- Task brief
Look for the string "fetch" in the listing. Copy each line that has it.

- Records for the exercise
- - -

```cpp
template <int NT>
Pick pick_one(const Launch& L) {
  switch (L.kind) {
    case L_ENCODE: return pick_encode<NT>(L.enc);
    case L_EDGE_HOP: return pick_edge_hop<NT>(L.eh);
    case L_EDGE_MLP: return pick_edge_mlp<NT>(L.eh);
    case L_HOP: return pick_hop<NT>(L.hop);
    case L_POOL: return pick_pool<NT>(L.pool);
    case L_EPI: return pick_epi<NT>(L.ep);
    case L_DECODE: return pick_decode<NT>(L.dec);
    default: return Pick{};
  }
}
Pick pick_one(const msw_plan* P, const Launch& L) {
  return with_nt(P->NT, [&](auto nt) { return pick_one<nt>(L); });
}
hipError_t launch_one(const msw_plan* P, const Launch& L, hipStream_t st) {
  if (L.kind == L_EXCHANGE) return hipErrorInvalidValue;
  return Launch::visit(L, [&](const auto& args) { return launch_pick(pick_one(P, L), args, st); });
}

float* buf_of(msw_plan* P, int id) {
  switch (id) {
    case B_U0: return P->U[0];
    case B_U1: return P->U[1];
    case B_O0: return P->O[0];
    case B_O1: return P->O[1];
    case B_T0: return P->T[0];
    default: return P->T[1];
  }
}

int rccl_exchange(msw_plan* P, const ExchangeArgs& a, hipStream_t st) {
  const msw_plan::XchScale& X = P->xch[a.scale];
  if (!P->comm) return fail(MSW_ERR_INVALID, "partitioned plan without a transport (msw_plan_set_comm)");
  RcclApi& r = rccl();
  for (int b = 0; b < a.nbuf; ++b) {
    float* buf = buf_of(P, a.buf[b]);
    const int w = a.width[b];
    HIP_TRY(launch_copy_rows(buf, X.send_rows, P->xsend, nullptr, X.nsend, w, st));
    ncclResult_t e = r.groupStart();
    for (const auto& pe : X.peers) {
      if (e == ncclSuccess && pe.scount > 0 &&
          (e = r.send(P->xsend + (size_t)pe.soff * w, (size_t)pe.scount * w, ncclFloat32, pe.peer, P->comm, st)) ==
              ncclSuccess)
        ++P->rccl_calls;
      if (e == ncclSuccess && pe.rcount > 0 &&
          (e = r.recv(P->xrecv + (size_t)pe.roff * w, (size_t)pe.rcount * w, ncclFloat32, pe.peer, P->comm, st)) ==
              ncclSuccess)
        ++P->rccl_calls;
    }
// ... 274 lines not shown
    if ((rc = build_proc(P.get(), m->unpool[i], P->S - 2 - (int)i, true, P->unpools[i]))) return rc;
  }
  P->prelu = all_prelu(m->static_encoder) & all_prelu(m->dynamic_encoder) & all_prelu(m->decoder);

  if ((rc = pupload(P.get(), &P->perm_d, P->perm))) return rc;
  if ((rc = pupload(P.get(), &P->zrow_d, std::vector<float>(kZeroRow, 0.f)))) return rc;
  std::vector<int> minus1(Npad, -1);
  if ((rc = pupload(P.get(), &P->bc_slot_d, minus1))) return rc;
  if ((rc = palloc(P.get(), &P->io_d, 1))) return rc;
  HIP_TRY(hipMemset(P->io_d, 0, sizeof(RolloutIO)));
  int Emax = 1;
  for (auto& c : P->sc) Emax = std::max(Emax, c.ntiles * kRowsPerWave);
  const size_t NF = (size_t)Npad * Fp;
  const size_t NH = (size_t)Npad * 16 * P->h1t_max;
  float** bufs[] = {&P->xs, &P->xd0, &P->O[0], &P->O[1], &P->T[0], &P->T[1], &P->xdown, &P->xup, &P->xgnn};
  for (float** b : bufs) {
    if ((rc = palloc(P.get(), b, NF))) return rc;
    HIP_TRY(hipMemset(*b, 0, NF * sizeof(float)));
  }
  float** hbufs[] = {&P->U[0], &P->V[0], &P->U[1], &P->V[1], &P->Uu, &P->Vu};
  for (float** b : hbufs) {
    if ((rc = palloc(P.get(), b, NH))) return rc;
    HIP_TRY(hipMemset(*b, 0, NH * sizeof(float)));
  }
  if ((rc = palloc(P.get(), &P->s, (size_t)Emax * Fp))) return rc;
  if ((rc = palloc(P.get(), &P->X, (size_t)Npad * P->nnf))) return rc;
  HIP_TRY(hipMemset(P->X, 0, (size_t)Npad * P->nnf * sizeof(float)));
  if (P->E > 0)
    for (Proc& pr : P->procs)
      if ((rc = palloc(P.get(), &pr.Pe, (size_t)std::max(P->sc[pr.scale].ntiles * kRowsPerWave, 1) * 16 * pr.h1t)))
        return rc;

  HIP_TRY(with_nt(P->NT, [](auto nt) { return prepare_kernels<nt>(); }));
  const size_t blob0 = P->blob.h.size();
  for (;;) {
    sched_step(P.get(), P->sched_fwd, false);
    sched_step(P.get(), P->sched_roll, true);
    const bool mlp_only = P->NT > 2;
    if ((rc = relocate(P.get(), P->sched_fwd, mlp_only)) || (rc = relocate(P.get(), P->sched_roll, mlp_only)))
      return rc;
    for (auto* q : {&P->sched_fwd, &P->sched_roll})
      for (Launch& L : *q) set_grid_cap(P.get(), L);
    const Launch* bad = lds_overflow(P.get());
    if (!bad) break;
    if (P->no_fuse || !(bad->eh.pool.slots || bad->eh.pool.parent))
      return fail(MSW_ERR_UNSUPPORTED, "weights of a cooperative edge hop exceed its LDS budget (" +
                                           std::to_string(eh_lds_bytes(bad->eh.reg_nf)) + " B)");
    P->no_fuse = 1;
    P->blob.h.resize(blob0);
  }
  P->blob.alloc(256);
  if ((rc = pupload(P.get(), &P->dW, P->blob.h))) return rc;
  for (auto* q : {&P->sched_fwd, &P->sched_roll})
    for (Launch& L : *q) L.common().W = P->dW;

  if (P->E > 0) {
    std::vector<int64_t> sbase(P->S + 1, 0);
    for (int s = 0; s < P->S; ++s) sbase[s + 1] = sbase[s] + (int64_t)P->sc[s].ntiles * kRowsPerWave;
    const int64_t E = sbase[P->S];
    std::vector<float> ea((size_t)std::max<int64_t>(E, 1) * ef_raw, 0.f);
    for (int s = 0; s < P->S; ++s)
      for (size_t q = 0; q < P->sc[s].porig.size(); ++q)
        if (P->sc[s].porig[q] >= 0)
          for (int f = 0; f < ef_raw; ++f)
            ea[(size_t)(sbase[s] + q) * ef_raw + f] = g->edge_attr[(size_t)P->sc[s].porig[q] * ef_raw + f];
    float* ea_d = nullptr;
// ... 439 lines not shown
```

Before: 54.32 million.

## Add dense per-row hop kernel with inline edge records for small scales

Adds a dense hop kernel that assigns one row per lane group and reads up to four incoming edges from a packed per-row record, falling back to a CSR list for higher degree. It is selected by default for small scales that fit in one resident wave each, bypassing the tiled/coop hop paths. It aims to cut per-tile indirection and launch work on coarse scales, at the cost of extra device buffers and single-wave blocks with possibly low occupancy. It also makes row-hop non-temporal stores conditional on an encode-residency heuristic.

```diff
diff --git a/mswe-gnn_amd/csrc/engine.h b/mswe-gnn_amd/csrc/engine.h
--- a/mswe-gnn_amd/csrc/engine.h
+++ b/mswe-gnn_amd/csrc/engine.h
@@ -177,7 +177,36 @@
   int nrows;
   const int* rptr;
   const int2* redge;
-};
+  int stream;
+};
+
+struct DenseHopArgs {
+  Common c;
+  int n0, nrows;
+  const DenseRec* recs;
+  const float* in;
+  const float* s;
+  float* out;
+  int filt_a;
+  int grad, upwind;
+  const int* rptr;
+  const int2* redge;
+  int post_act; float post_slope;
+};
+static inline bool bare_epilogue(const Epilogue& e) {
+  return e.np.a_u < 0 && e.np.a_v < 0 && e.np.a_o < 0 && e.uu_a < 0 && !e.dec.on;
+}
+static inline DenseHopArgs dense_args(const HopArgs& a, const DenseRec* recs, const int* rptr, const int2* redge) {
+  DenseHopArgs d{};
+  d.c = a.c;
+  d.n0 = a.n0; d.nrows = a.nrows; d.recs = recs;
+  d.in = a.in; d.s = a.s; d.out = a.out;
+  d.filt_a = a.filt_a; d.grad = a.grad; d.upwind = a.upwind;
+  d.rptr = rptr; d.redge = redge;
+  d.post_act = a.last ? a.epi.post_act : 0;
+  d.post_slope = a.epi.post_slope;
+  return d;
+}
 
 
 struct PoolArgs {
@@ -274,6 +303,7 @@
   int per_wg;
 };
 
+
 static inline int cdiv(long a, long b) { return (int)((a + b - 1) / b); }
 
 template <class A>
@@ -304,7 +334,7 @@
 }
 
 enum Family { K_ENCODE, K_ENCODE_COOP, K_EDGE_HOP, K_EDGE_COOP, K_EDGE_MLP, K_HOP, K_HOP_ROWS, K_HOP_SPLIT,
-              K_HOP_COOP, K_POOL_ROWS, K_POOL_EDGE, K_EPI, K_DECODE, K_FAMILIES };
+              K_HOP_COOP, K_HOP_DENSE, K_POOL_ROWS, K_POOL_EDGE, K_EPI, K_DECODE, K_FAMILIES };
 struct VariantKey {
   int family;
   int prelu = 0;
@@ -320,6 +350,7 @@
 template <int NT> Pick pick_edge_hop(const EdgeHopArgs& a);
 template <int NT> Pick pick_edge_mlp(const EdgeHopArgs& a);
 template <int NT> Pick pick_hop(const HopArgs& a);
+template <int NT> Pick pick_hop_dense(const HopArgs& a);
 template <int NT> Pick pick_pool(const PoolArgs& a);
 template <int NT> Pick pick_epi(const EpiArgs& a);
 template <int NT> Pick pick_decode(const DecodeArgs& a);
diff --git a/mswe-gnn_amd/csrc/graph_build.h b/mswe-gnn_amd/csrc/graph_build.h
--- a/mswe-gnn_amd/csrc/graph_build.h
+++ b/mswe-gnn_amd/csrc/graph_build.h
@@ -74,6 +74,43 @@
   std::vector<int> recv_rows, send_rows;
   std::vector<XchPeer> peers;
 };
+
+constexpr int kDenseInline = 4;
+struct alignas(16) DenseRec {
+  I2 e[kDenseInline];
+};
+struct HostDense {
+  std::vector<DenseRec> recs;
+  std::vector<int> rptr;
+  std::vector<I2> redge;
+};
+inline HostDense build_dense(const std::vector<LaneRec>& recs, int n0, int ns) {
+  HostDense d;
+  const int padded = (ns + kRowsPerWave - 1) / kRowsPerWave * kRowsPerWave;
+  d.recs.assign((size_t)std::max(padded, kRowsPerWave), DenseRec{{{-1, 0}, {-1, 0}, {-1, 0}, {-1, 0}}});
+  std::vector<int> first(ns, 0), deg(ns, 0);
+  for (size_t t = 0; t * kRowsPerWave < recs.size(); ++t)
+    for (int j = 0; j < kRowsPerWave; ++j) {
+      const LaneRec& r = recs[t * kRowsPerWave + j];
+      if (r.n < 0) continue;
+      const int k = r.n - n0;
+      if (k < 0 || k >= ns) continue;
+      first[k] = (int)(t * kRowsPerWave) + (r.q & 255);
+      deg[k] = (r.q >> 8) - (r.q & 255);
+    }
+  d.rptr.assign(ns + 1, 0);
+  for (int k = 0; k < ns; ++k) d.rptr[k + 1] = d.rptr[k] + deg[k];
+  d.redge.assign(std::max(d.rptr[ns], 1), I2{n0, 0});
+  for (int k = 0; k < ns; ++k)
+    for (int q = 0; q < deg[k]; ++q) {
+      const I2 e{recs[first[k] + q].src, first[k] + q};
+      d.redge[d.rptr[k] + q] = e;
+      if (q < kDenseInline) d.recs[k].e[q] = e;
+    }
+  for (int k = 0; k < ns; ++k)
+    if (deg[k] > kDenseInline) d.recs[k].e[kDenseInline - 1].y = ~d.recs[k].e[kDenseInline - 1].y;
+  return d;
+}
 
 inline void csr_build(int nkeys, const std::vector<int>& key, std::vector<int>& rowptr, std::vector<int>& order) {
   rowptr.assign(nkeys + 1, 0);
diff --git a/mswe-gnn_amd/csrc/kernels/k_hop.h b/mswe-gnn_amd/csrc/kernels/k_hop.h
--- a/mswe-gnn_amd/csrc/kernels/k_hop.h
+++ b/mswe-gnn_amd/csrc/kernels/k_hop.h
@@ -142,7 +142,7 @@
   [[maybe_unused]] const int lane = threadIdx.x & 63;
   const int w = wave_id();
   const int stride = gridDim.x * kRowHopWaves;
-  MSW_PIN(stride, a.nrows, a.rptr, a.redge, a.n0, a.in, a.s, a.out, a.c.W, a.filt_a, a.grad, a.upwind);
+  MSW_PIN(stride, a.nrows, a.rptr, a.redge, a.n0, a.in, a.s, a.out, a.c.W, a.filt_a, a.grad, a.upwind, a.stream);
   const int ntile = (a.nrows + kRowsPerWave - 1) / kRowsPerWave;
   f32x4 wf[NT][NT];
   load_filter<NT>(wf, a.c.W, a.filt_a, lane);
@@ -206,8 +206,111 @@
 #pragma unroll
     for (int t = 0; t < NT; ++t) res[t] = od[t];
     apply_filter_regs<NT>(res, agg, a.filt_a, wf);
-    if (valid) store_row<NT, true>(a.out + n * F, res, NT, g);
-  }
+    if (valid) {
+      if (a.stream)
+        store_row<NT, true>(a.out + n * F, res, NT, g);
+      else
+        store_row<NT>(a.out + n * F, res, NT, g);
+    }
+  }
+}
+
+template <int NT, int ACT, bool LAST>
+__global__ __launch_bounds__(64) void k_hop_dense(DenseHopArgs a) {
+#pragma clang fp contract(off)
+  static_assert(NT <= 2, "4 x 2 NT + NT row loads per lane: F <= 32");
+  constexpr int F = 16 * NT, DC = kDenseInline;
+  const int lane = threadIdx.x & 63, g = lane >> 4, j = lane & 15;
+  MSW_PIN(a.c.xcd, a.nrows, a.recs, a.n0, a.in, a.s, a.out, a.c.W, a.filt_a, a.grad, a.upwind);
+  const int xb = logical_block(a.c);
+  if (xb < 0) return;
+  if (xb * kRowsPerWave >= a.nrows) return;
+  const int k = xb * kRowsPerWave + j;
+  MSW_MARK(a.c, 0);
+  f32x4 wf[NT][NT];
+  load_filter<NT>(wf, a.c.W, a.filt_a, lane);
+  const bool valid = k < a.nrows;
+  const int4 r0 = reinterpret_cast<const int4*>(a.recs)[2 * (size_t)k];
+  const int4 r1 = reinterpret_cast<const int4*>(a.recs)[2 * (size_t)k + 1];
+  const size_t n = (size_t)a.n0 + k;
+  f32x4 od[NT];
+  load_row<NT>(od, a.in + n * F, g);
+  MSW_MARK(a.c, 1);
+  const bool more = r1.z >= 0 && r1.w < 0;
+  const int src[DC] = {r0.x, r0.z, r1.x, r1.z};
+  const int slot[DC] = {r0.y, r0.w, r1.y, r1.w < 0 ? ~r1.w : r1.w};
+  f32x4 os[DC][NT], sv[DC][NT];
+  const size_t own_s = src[0] >= 0 ? (size_t)slot[0] : 0;
+  auto fetch = [&](int u) {
+    const bool has = src[u] >= 0;
+    load_row<NT>(os[u], a.in + (has ? (size_t)src[u] : n) * F, g);
+    load_row<NT>(sv[u], a.s + (has ? (size_t)slot[u] : own_s) * F, g);
+  };
+#pragma unroll
+  for (int u = 0; u < DC - 1; ++u) fetch(u);
+  const bool four = __any(src[DC - 1] >= 0);
+#pragma unroll
+  for (int t = 0; t < NT; ++t) os[DC - 1][t] = sv[DC - 1][t] = zero4();
+  if (four) fetch(DC - 1);
+  MSW_MARK(a.c, 4);
+  float rd = 0.f;
+#pragma unroll
+  for (int t = 0; t < NT; ++t) rd += hsum(od[t]);
+  const bool zd = row_sum(rd) != 0.f;
+  f32x4 agg[NT];
+#pragma unroll
+  for (int t = 0; t < NT; ++t) agg[t] = zero4();
+  auto edge = [&](const f32x4(&so)[NT], const f32x4(&se)[NT], bool has) {
+    float rs = 0.f;
+#pragma unroll
+    for (int t = 0; t < NT; ++t) rs += hsum(so[t]);
+    const bool act = (row_sum(rs) != 0.f) || zd;
+#pragma unroll
+    for (int t = 0; t < NT; ++t) {
+      f32x4 gv;
+      if (a.grad) {
+        gv = od[t] - so[t];
+        if (a.upwind) {
+          gv.x = gv.x < 0.f ? 0.f : gv.x; gv.y = gv.y < 0.f ? 0.f : gv.y;
+          gv.z = gv.z < 0.f ? 0.f : gv.z; gv.w = gv.w < 0.f ? 0.f : gv.w;
+        }
+      } else {
+        gv = so[t];
+      }
+      const f32x4 m = act ? gv * se[t] : zero4();
+      const f32x4 sum = agg[t] + m;
+      agg[t] = has ? sum : agg[t];
+    }
+  };
+#pragma unroll
+  for (int u = 0; u < DC - 1; ++u) edge(os[u], sv[u], src[u] >= 0);
+  if (four) edge(os[DC - 1], sv[DC - 1], src[DC - 1] >= 0);
+  if (__any(more)) {
+    const int q0 = a.rptr[valid ? k : 0];
+    const int deg = more ? a.rptr[k + 1] - q0 : 0;
+    for (int q = DC; __any(q < deg); ++q) {
+      const bool has = q < deg;
+      const int2 e = has ? a.redge[q0 + q] : int2{(int)n, 0};
+      f32x4 so[NT], se[NT];
+      load_row<NT>(so, a.in + (size_t)e.x * F, g);
+      load_row<NT>(se, a.s + (size_t)e.y * F, g);
+      edge(so, se, has);
+    }
+  }
+  MSW_MARK(a.c, 7);
+  f32x4 res[NT];
+#pragma unroll
+  for (int t = 0; t < NT; ++t) res[t] = od[t];
+  apply_filter_regs<NT>(res, agg, a.filt_a, wf);
+  MSW_MARK(a.c, 8);
+  if constexpr (LAST) {
+    if (a.post_act) {
+      act_tiles<-1, NT>(res, a.post_act, a.post_slope);
+      mask_pad<ACT, NT>(res, a.c.fl, g);
+    }
+  }
+  if (valid) store_row<NT>(a.out + n * F, res, NT, g);
+  MSW_MARK(a.c, 9);
 }
 
 template <int NT>
diff --git a/mswe-gnn_amd/csrc/kernels/k_launch.h b/mswe-gnn_amd/csrc/kernels/k_launch.h
--- a/mswe-gnn_amd/csrc/kernels/k_launch.h
+++ b/mswe-gnn_amd/csrc/kernels/k_launch.h
@@ -43,6 +43,7 @@
   template Pick pick_edge_hop<NT>(const EdgeHopArgs&);                            \
   template Pick pick_edge_mlp<NT>(const EdgeHopArgs&);                            \
   template Pick pick_hop<NT>(const HopArgs&);                                     \
+  template Pick pick_hop_dense<NT>(const HopArgs&);                               \
   template Pick pick_pool<NT>(const PoolArgs&);                                   \
   template Pick pick_epi<NT>(const EpiArgs&);                                     \
   template Pick pick_decode<NT>(const DecodeArgs&);                               \
diff --git a/mswe-gnn_amd/csrc/kernels/k_pick.h b/mswe-gnn_amd/csrc/kernels/k_pick.h
--- a/mswe-gnn_amd/csrc/kernels/k_pick.h
+++ b/mswe-gnn_amd/csrc/kernels/k_pick.h
@@ -77,6 +77,13 @@
       if constexpr (NT >= 2) return {(const void*)k_hop_split<NT>, kWaves, LDS_NONE, 0};
       return none;
     case K_HOP_COOP: return {hop_coop_kernel<NT>(k.prelu), kWaves, LDS_STAGED, mx(kWaves)};
+    case K_HOP_DENSE:
+      if constexpr (NT <= 2) {
+        const void* f = !k.last ? (const void*)k_hop_dense<NT, 1, false>
+                                : act((const void*)k_hop_dense<NT, 1, true>, (const void*)k_hop_dense<NT, -1, true>);
+        return {f, 1, LDS_NONE, 0};
+      }
+      return none;
     case K_POOL_ROWS:
       return by_flag(k.loop, [&](auto lp) {
         constexpr bool L = decltype(lp)::value;
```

- - -

- Response to the exercise
+  auto fetch = [&](int u) {
+  for (int u = 0; u < DC - 1; ++u) fetch(u);
+  if (four) fetch(DC - 1);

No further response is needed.